**WORK INSTRUCTION:**
All lines in the records below that hold "actions" are to be shown.

--- START ---

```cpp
int oakgpu_rollout_dev(oakgpu_ctx *ctx, const uint8_t *battles, const uint8_t *durations,
                       const uint8_t *results_in, uint8_t *prng_state, uint32_t n, uint32_t max_steps,
                       int prep, uint8_t *results_out, uint32_t *steps_out, float *values_out,
                       uint8_t *battles_out, uint8_t *durations_out);
int oakgpu_rollout(oakgpu_ctx *ctx, const uint8_t *battles, const uint8_t *durations,
                   const uint8_t *results_in, uint8_t *prng_state, uint32_t n, uint32_t max_steps, int prep,
                   uint8_t *results_out, uint32_t *steps_out, float *values_out, uint8_t *battles_out,
                   uint8_t *durations_out);

typedef struct {
  const uint8_t *battles, *durations, *results_in;
  uint8_t *prng_state;
  uint32_t n;
  uint8_t *results_out;
  uint32_t *steps_out;
  float *values_out;
  uint8_t *battles_out, *durations_out;
} oakgpu_rollout_batch;
int oakgpu_rollout_group_dev(oakgpu_ctx *ctx, const oakgpu_rollout_batch *batches, uint32_t count, uint32_t max_steps,
                             int prep);
int oakgpu_rollout_group(oakgpu_ctx *ctx, const oakgpu_rollout_batch *batches, uint32_t count, uint32_t max_steps, int prep);
int oakgpu_queue_order(oakgpu_ctx *ctx, const oakgpu_rollout_batch *batches, uint32_t count, uint32_t *order_out, uint32_t *suspects_out);

int oakgpu_mt19937_fill(uint32_t seed, uint64_t skip, uint64_t *out, size_t count);
int oakgpu_rollout_draws_dev(oakgpu_ctx *ctx, const uint8_t *battles, uint32_t battle_stride, const uint8_t *durations,
                             uint32_t durations_stride, const uint8_t *results_in, uint32_t results_stride,
                             const uint64_t *draws, uint32_t n_draws, const uint32_t *offsets, uint32_t n,
                             uint32_t max_steps, int prep, uint8_t *results_out, uint32_t *steps_out, float *values_out,
                             uint8_t *battles_out, uint8_t *durations_out, uint32_t *used_out);
int oakgpu_rollout_shared_device(oakgpu_ctx *ctx, const uint8_t *battle, const uint8_t *durations, uint8_t result,
                                 const uint64_t *draws, uint32_t n_draws, uint32_t n, uint32_t max_steps, int prep,
                                 uint8_t *results_out, uint32_t *steps_out, float *values_out, uint8_t *battles_out,
                                 uint8_t *durations_out, uint32_t *offsets_out, uint64_t *draws_consumed);

int oakgpu_update_dev(oakgpu_ctx *ctx, uint8_t *battles, const uint8_t *c1, const uint8_t *c2,
                      uint8_t *durations, uint8_t *actions, const uint8_t *overrides, uint32_t n,
                      uint8_t *results);
int oakgpu_update(oakgpu_ctx *ctx, uint8_t *battles, const uint8_t *c1, const uint8_t *c2, uint8_t *durations,
                  uint8_t *actions, const uint8_t *overrides, uint32_t n, uint8_t *results);

int oakgpu_choices_dev(oakgpu_ctx *ctx, const uint8_t *battles, const uint8_t *results, int player,
                       uint8_t *out, uint8_t *counts, uint32_t n);
int oakgpu_choices(oakgpu_ctx *ctx, const uint8_t *battles, const uint8_t *results, int player, uint8_t *out,
                   uint8_t *counts, uint32_t n);

int oakgpu_poke_engine_eval_dev(oakgpu_ctx *ctx, const uint8_t *battles, uint32_t n, float root_score, float *values,
                                float *scores);
int oakgpu_poke_engine_eval(oakgpu_ctx *ctx, const uint8_t *battles, uint32_t n, float root_score, float *values,
                            float *scores);

int oakgpu_tree_step_dev(oakgpu_ctx *ctx, uint8_t *battles, uint8_t *durations, uint8_t *results, const uint8_t *c1,
                         const uint8_t *c2, uint32_t n, uint32_t rolls, uint8_t *actions, uint8_t *p1_choices,
                         uint8_t *p1_counts, uint8_t *p2_choices, uint8_t *p2_counts);

typedef struct {
  uint64_t iterations;
  uint32_t batch;
  float ucb_c;
  int32_t bandit;
  int32_t eval;
  uint32_t max_depth;
  uint32_t root_rolls;
  uint32_t other_rolls;
  uint64_t seed;
  int32_t matrix_ucb;
  uint32_t mucb_delay;
  uint32_t mucb_minimum;
  float mucb_c;
  float exp3_alpha;
  uint64_t duration_us;
} oakgpu_search_params;
#define OAKGPU_E_ROOT_MISMATCH (-2)
#define OAKGPU_EXP3_ALPHA_DEFAULT (-1.0f)
#define OAKGPU_SEARCH_PARAMS_INIT {0, 0, 0.0f, 0, 0, 0, 3, 1, 0, 0, 0, 0, 0.0f, OAKGPU_EXP3_ALPHA_DEFAULT, 0}
typedef struct {
  uint8_t m, n;
  uint8_t p1_choices[9], p2_choices[9];
  uint64_t visit_matrix[81];
// ... 557 lines not shown
```

### oak_amd/_lib.py

```python
import ctypes as C
import os

_HERE = os.path.dirname(os.path.abspath(__file__))
LIB_PATH = os.environ.get("OAKGPU_LIB") or os.path.join(_HERE, "liboakgpu.so")

SYMBOLS = [
    "oakgpu_create", "oakgpu_destroy", "oakgpu_last_error", "oakgpu_set_stream", "oakgpu_get_stream", "oakgpu_synchronize", "oakgpu_set_kernel_timing", "oakgpu_get_leaf_kernel_ms", "oakgpu_set_playouts_per_lane", "oakgpu_set_regroup", "oakgpu_set_tail_pack", "oakgpu_set_queue_order", "oakgpu_queue_order", "oakgpu_set_spread", "oakgpu_set_migration", "oakgpu_set_migration_window", "oakgpu_set_standstill_skip", "oakgpu_set_move_carry", "oakgpu_set_move_carry_dry", "oakgpu_get_queue_counters",
    "oakgpu_device_count", "oakgpu_rollout_dev", "oakgpu_rollout", "oakgpu_rollout_group_dev", "oakgpu_rollout_group",
    "oakgpu_mt19937_fill", "oakgpu_rollout_draws_dev", "oakgpu_rollout_shared_device", "oakgpu_update_dev", "oakgpu_update",
    "oakgpu_choices_dev", "oakgpu_choices", "oakgpu_init_battles_dev", "oakgpu_init_battles",
    "oakgpu_set_ou_pools", "oakgpu_random_ou_battles_dev",
    "oakgpu_net_load", "oakgpu_net_load_memory", "oakgpu_net_free", "oakgpu_net_shape", "oakgpu_net_set_main_precision", "oakgpu_net_main_precision", "oakgpu_net_policy_form",
    "oakgpu_net_load_discrete", "oakgpu_net_load_discrete_memory", "oakgpu_net_is_discrete", "oakgpu_leaf_eval_discrete_raw_dev",
    "oakgpu_leaf_eval_dev", "oakgpu_leaf_eval", "oakgpu_leaf_eval_cached_dev", "oakgpu_leaf_cache_last_count", "oakgpu_leaf_embed_forms", "oakgpu_leaf_eval_policy_dev", "oakgpu_leaf_eval_policy",
    "oakgpu_heap_create", "oakgpu_heap_destroy", "oakgpu_heap_empty", "oakgpu_heap_clear", "oakgpu_heap_kind", "oakgpu_heap_nodes", "oakgpu_heap_update",
    "oakgpu_heap_root_stats", "oakgpu_heap_child_stats", "oakgpu_search_heap", "oakgpu_search_agent_heap", "oakgpu_heap_check_shards", "oakgpu_heap_selftest",
    "oakgpu_tree_step_dev", "oakgpu_search", "oakgpu_search_many", "oakgpu_search_agent", "oakgpu_agent_networks_clear", "oakgpu_bandit_replay", "oakgpu_bandit_select_run", "oakgpu_solve_matrix",
    "oakgpu_segment_mean_dev", "oakgpu_comm_unique_id", "oakgpu_comm_create", "oakgpu_comm_destroy", "oakgpu_all_gather_dev",
    "oakgpu_root_steps_create", "oakgpu_root_steps_destroy", "oakgpu_root_steps_launch_dev", "oakgpu_root_steps_capacity", "oakgpu_root_steps_reserve",
    "oakgpu_endless_battle_check", "oakgpu_frames_size", "oakgpu_frames_write", "oakgpu_frames_read", "oakgpu_selfplay_game", "oakgpu_selfplay_games", "oakgpu_poke_engine_eval_dev", "oakgpu_poke_engine_eval",
    "oakgpu_replay_index", "oakgpu_replay_records_dev", "oakgpu_replay_records", "oakgpu_engine_switches",
    "oakgpu_corpus_create", "oakgpu_corpus_destroy", "oakgpu_corpus_info", "oakgpu_frames_encode_dev", "oakgpu_frames_sample_dev", "oakgpu_encode_battles_dev",
    "oakgpu_frames_encode", "oakgpu_frames_sample",
    "oakgpu_corpus_frame_bases", "oakgpu_corpus_chunks", "oakgpu_corpus_states_dev", "oakgpu_corpus_states", "oakgpu_corpus_inference_dev", "oakgpu_corpus_loss_dev",
    "oakgpu_corpus_inference", "oakgpu_corpus_evaluate",
    "oakgpu_party_table_create", "oakgpu_party_table_destroy", "oakgpu_party_table_fill_dev", "oakgpu_party_table_fill", "oakgpu_leaf_eval_table_dev",
    "oakgpu_leaf_eval_policy_table_dev", "oakgpu_party_table_last_misses", "oakgpu_party_table_rows", "oakgpu_party_table_width", "oakgpu_party_key", "oakgpu_party_variant",
    "oakgpu_set_search_party_table", "oakgpu_search_party_table_stats", "oakgpu_leaf_eval_table", "oakgpu_leaf_eval_policy_table",
    "oakgpu_policy_games_dev", "oakgpu_policy_games", "oakgpu_policy_games_last_stats",
    "oakgpu_forest_create", "oakgpu_forest_destroy", "oakgpu_forest_check", "oakgpu_forest_search_dev", "oakgpu_forest_search", "oakgpu_forest_nodes",
    "oakgpu_forest_last_stats", "oakgpu_search_stream", "oakgpu_agent_params",
    "oakgpu_forest_selfplay_check", "oakgpu_forest_selfplay_dev", "oakgpu_forest_selfplay_records", "oakgpu_forest_selfplay", "oakgpu_forest_selfplay_last_stats",
    "oakgpu_selfplay_pick_host",
    "oakgpu_forest_match_check", "oakgpu_forest_match_dev", "oakgpu_forest_match", "oakgpu_forest_match_last_stats", "oakgpu_match_pick_host",
    "oakgpu_forest_match_set_records", "oakgpu_forest_match_records",
    "oakgpu_forest_create_kept", "oakgpu_forest_create_kept_check", "oakgpu_forest_kept_tree_bytes", "oakgpu_forest_advance_dev", "oakgpu_forest_advance",
    "oakgpu_forest_search_kept_dev", "oakgpu_forest_search_kept", "oakgpu_forest_keep_stats", "oakgpu_forest_mismatch", "oakgpu_forest_node_counts",
    "oakgpu_forest_selfplay_nodes_kept", "oakgpu_forest_selfplay_keep_stats",
    "oakgpu_nash_solve_dev", "oakgpu_solve_matrices", "oakgpu_nash_soft_host", "oakgpu_nash_round_host", "oakgpu_nash_width4_max_entry",
    "oakgpu_forest_selfplay_last_traffic",
    "oakgpu_forest_budgets_check", "oakgpu_forest_search_budgets_dev", "oakgpu_forest_search_budgets", "oakgpu_forest_search_budgets_kept_dev",
    "oakgpu_forest_search_budgets_kept", "oakgpu_forest_last_rows", "oakgpu_forest_selfplay_fast_stats", "oakgpu_forest_selfplay_set_partition",
    "oakgpu_selfplay_prelude_host",
    "oakgpu_frames_symmetries_dev", "oakgpu_trainer_check", "oakgpu_trainer_create", "oakgpu_trainer_destroy", "oakgpu_trainer_shape",
    "oakgpu_trainer_forward_dev", "oakgpu_trainer_gradients_dev", "oakgpu_trainer_adam_dev", "oakgpu_trainer_step_dev", "oakgpu_trainer_report",
    "oakgpu_trainer_read", "oakgpu_trainer_set_gradients", "oakgpu_trainer_net_bytes", "oakgpu_trainer_forward", "oakgpu_trainer_gradients",
    "oakgpu_trainer_step",
    "oakgpu_build_tables", "oakgpu_build_net_check", "oakgpu_build_net_load", "oakgpu_build_net_destroy", "oakgpu_build_net_shape", "oakgpu_build_teams_check",
    "oakgpu_build_provide_check", "oakgpu_build_rollout_dev", "oakgpu_build_provide_dev", "oakgpu_build_records_dev", "oakgpu_build_rollout",
    "oakgpu_build_provide", "oakgpu_build_records",
    "oakgpu_build_traj_check", "oakgpu_build_corpus_create", "oakgpu_build_corpus_destroy", "oakgpu_build_corpus_scan_dev", "oakgpu_build_corpus_info",
    "oakgpu_build_traj_dev", "oakgpu_build_traj_sample_dev", "oakgpu_build_targets_dev", "oakgpu_build_state_dense_dev", "oakgpu_build_traj",
    "oakgpu_build_traj_sample", "oakgpu_build_targets", "oakgpu_build_state_dense",
    "oakgpu_build_trainer_check", "oakgpu_build_trainer_create", "oakgpu_build_trainer_destroy", "oakgpu_build_trainer_shape", "oakgpu_build_trainer_forward_dev",
    "oakgpu_build_trainer_accumulate_dev", "oakgpu_build_trainer_zero_gradients_dev", "oakgpu_build_trainer_adam_dev", "oakgpu_build_trainer_average_dev",
    "oakgpu_build_trainer_report", "oakgpu_build_trainer_read", "oakgpu_build_trainer_set_gradients", "oakgpu_build_trainer_net_bytes",
]
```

--- END ---

**OUTPUT FOR THIS TASK:**
                      uint8_t *durations, uint8_t *actions, const uint8_t *overrides, uint32_t n,
                  uint8_t *actions, const uint8_t *overrides, uint32_t n, uint8_t *results);
                         const uint8_t *c2, uint32_t n, uint32_t rolls, uint8_t *actions, uint8_t *p1_choices,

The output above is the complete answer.